◆ **Data items**

• • • •

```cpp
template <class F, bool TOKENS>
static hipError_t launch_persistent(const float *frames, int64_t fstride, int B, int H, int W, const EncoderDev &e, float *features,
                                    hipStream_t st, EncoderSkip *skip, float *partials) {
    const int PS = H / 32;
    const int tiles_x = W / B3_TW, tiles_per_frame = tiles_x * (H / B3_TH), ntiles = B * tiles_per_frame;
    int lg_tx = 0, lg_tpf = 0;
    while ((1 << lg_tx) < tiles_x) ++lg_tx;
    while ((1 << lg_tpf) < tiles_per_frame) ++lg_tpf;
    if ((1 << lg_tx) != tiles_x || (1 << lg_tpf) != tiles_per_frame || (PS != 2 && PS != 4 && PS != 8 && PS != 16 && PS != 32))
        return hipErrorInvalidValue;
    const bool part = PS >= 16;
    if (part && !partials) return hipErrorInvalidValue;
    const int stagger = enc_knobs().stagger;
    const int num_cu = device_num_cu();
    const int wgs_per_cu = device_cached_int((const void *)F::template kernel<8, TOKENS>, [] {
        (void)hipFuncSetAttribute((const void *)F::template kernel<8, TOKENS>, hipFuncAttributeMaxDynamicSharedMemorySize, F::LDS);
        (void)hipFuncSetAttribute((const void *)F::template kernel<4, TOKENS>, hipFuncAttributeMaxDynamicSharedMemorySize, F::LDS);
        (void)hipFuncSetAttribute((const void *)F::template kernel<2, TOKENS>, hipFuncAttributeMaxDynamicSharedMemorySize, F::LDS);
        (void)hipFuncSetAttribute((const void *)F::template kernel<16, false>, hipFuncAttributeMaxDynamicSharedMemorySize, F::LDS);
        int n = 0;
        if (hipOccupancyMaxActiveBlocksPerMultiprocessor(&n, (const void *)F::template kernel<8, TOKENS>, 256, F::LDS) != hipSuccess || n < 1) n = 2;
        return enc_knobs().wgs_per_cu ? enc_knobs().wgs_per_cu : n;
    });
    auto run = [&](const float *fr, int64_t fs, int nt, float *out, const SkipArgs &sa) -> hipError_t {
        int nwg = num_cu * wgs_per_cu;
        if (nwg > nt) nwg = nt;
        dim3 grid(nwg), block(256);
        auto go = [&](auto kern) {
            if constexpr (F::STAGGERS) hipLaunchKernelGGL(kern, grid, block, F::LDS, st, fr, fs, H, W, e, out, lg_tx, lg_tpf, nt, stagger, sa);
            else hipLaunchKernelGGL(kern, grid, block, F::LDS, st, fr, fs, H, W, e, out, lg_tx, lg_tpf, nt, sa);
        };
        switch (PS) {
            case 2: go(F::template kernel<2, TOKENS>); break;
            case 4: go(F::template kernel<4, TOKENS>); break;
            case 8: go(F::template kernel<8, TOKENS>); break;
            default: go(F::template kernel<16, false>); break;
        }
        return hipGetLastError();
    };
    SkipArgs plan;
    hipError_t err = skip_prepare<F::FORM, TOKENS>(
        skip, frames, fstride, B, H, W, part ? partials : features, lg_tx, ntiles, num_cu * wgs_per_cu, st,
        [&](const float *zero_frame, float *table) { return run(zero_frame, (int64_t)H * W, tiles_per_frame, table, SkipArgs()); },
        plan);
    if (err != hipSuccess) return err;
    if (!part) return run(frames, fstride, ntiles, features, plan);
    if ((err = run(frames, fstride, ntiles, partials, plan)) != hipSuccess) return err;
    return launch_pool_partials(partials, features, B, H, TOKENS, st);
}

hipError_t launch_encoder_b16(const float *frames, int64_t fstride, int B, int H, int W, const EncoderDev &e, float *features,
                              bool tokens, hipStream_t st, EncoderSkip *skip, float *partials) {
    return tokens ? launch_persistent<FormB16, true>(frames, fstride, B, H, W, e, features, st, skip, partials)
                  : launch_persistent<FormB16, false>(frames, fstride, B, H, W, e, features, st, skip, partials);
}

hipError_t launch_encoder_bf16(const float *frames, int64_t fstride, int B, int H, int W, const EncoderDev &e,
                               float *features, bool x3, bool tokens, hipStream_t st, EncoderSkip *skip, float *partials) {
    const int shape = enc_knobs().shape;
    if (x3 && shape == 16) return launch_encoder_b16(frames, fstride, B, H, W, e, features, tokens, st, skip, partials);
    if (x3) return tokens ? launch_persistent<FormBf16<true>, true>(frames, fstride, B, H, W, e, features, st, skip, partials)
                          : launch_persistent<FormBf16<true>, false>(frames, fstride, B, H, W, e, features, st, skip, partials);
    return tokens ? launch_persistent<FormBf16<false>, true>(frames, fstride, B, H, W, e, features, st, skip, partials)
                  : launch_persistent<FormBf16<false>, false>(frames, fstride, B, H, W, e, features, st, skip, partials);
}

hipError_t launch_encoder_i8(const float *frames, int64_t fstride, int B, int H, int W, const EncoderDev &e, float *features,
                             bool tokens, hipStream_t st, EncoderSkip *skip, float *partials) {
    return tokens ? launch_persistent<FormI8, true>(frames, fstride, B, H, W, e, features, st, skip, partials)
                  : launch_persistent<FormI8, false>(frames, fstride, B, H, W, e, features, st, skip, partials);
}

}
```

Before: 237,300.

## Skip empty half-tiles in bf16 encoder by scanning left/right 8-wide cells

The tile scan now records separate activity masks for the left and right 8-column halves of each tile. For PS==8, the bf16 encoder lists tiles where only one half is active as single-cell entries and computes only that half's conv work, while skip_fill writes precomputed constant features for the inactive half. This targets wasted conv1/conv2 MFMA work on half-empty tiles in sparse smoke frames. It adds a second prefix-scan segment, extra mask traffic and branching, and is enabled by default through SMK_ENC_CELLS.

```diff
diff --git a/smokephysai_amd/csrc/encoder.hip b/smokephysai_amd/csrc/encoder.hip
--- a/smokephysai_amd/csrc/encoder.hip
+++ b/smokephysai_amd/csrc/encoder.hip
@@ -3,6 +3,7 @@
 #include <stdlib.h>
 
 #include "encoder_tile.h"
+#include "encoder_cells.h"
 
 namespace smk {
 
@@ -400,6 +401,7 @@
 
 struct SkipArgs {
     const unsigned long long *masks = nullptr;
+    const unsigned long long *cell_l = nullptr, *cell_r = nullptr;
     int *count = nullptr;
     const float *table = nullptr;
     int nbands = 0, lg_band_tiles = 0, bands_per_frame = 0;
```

• • • •

◆ **Problem to solve**
If the word "auto" is on a line above, return that line.

◆ **Answer to this task**
    auto run = [&](const float *fr, int64_t fs, int nt, float *out, const SkipArgs &sa) -> hipError_t {
        auto go = [&](auto kern) {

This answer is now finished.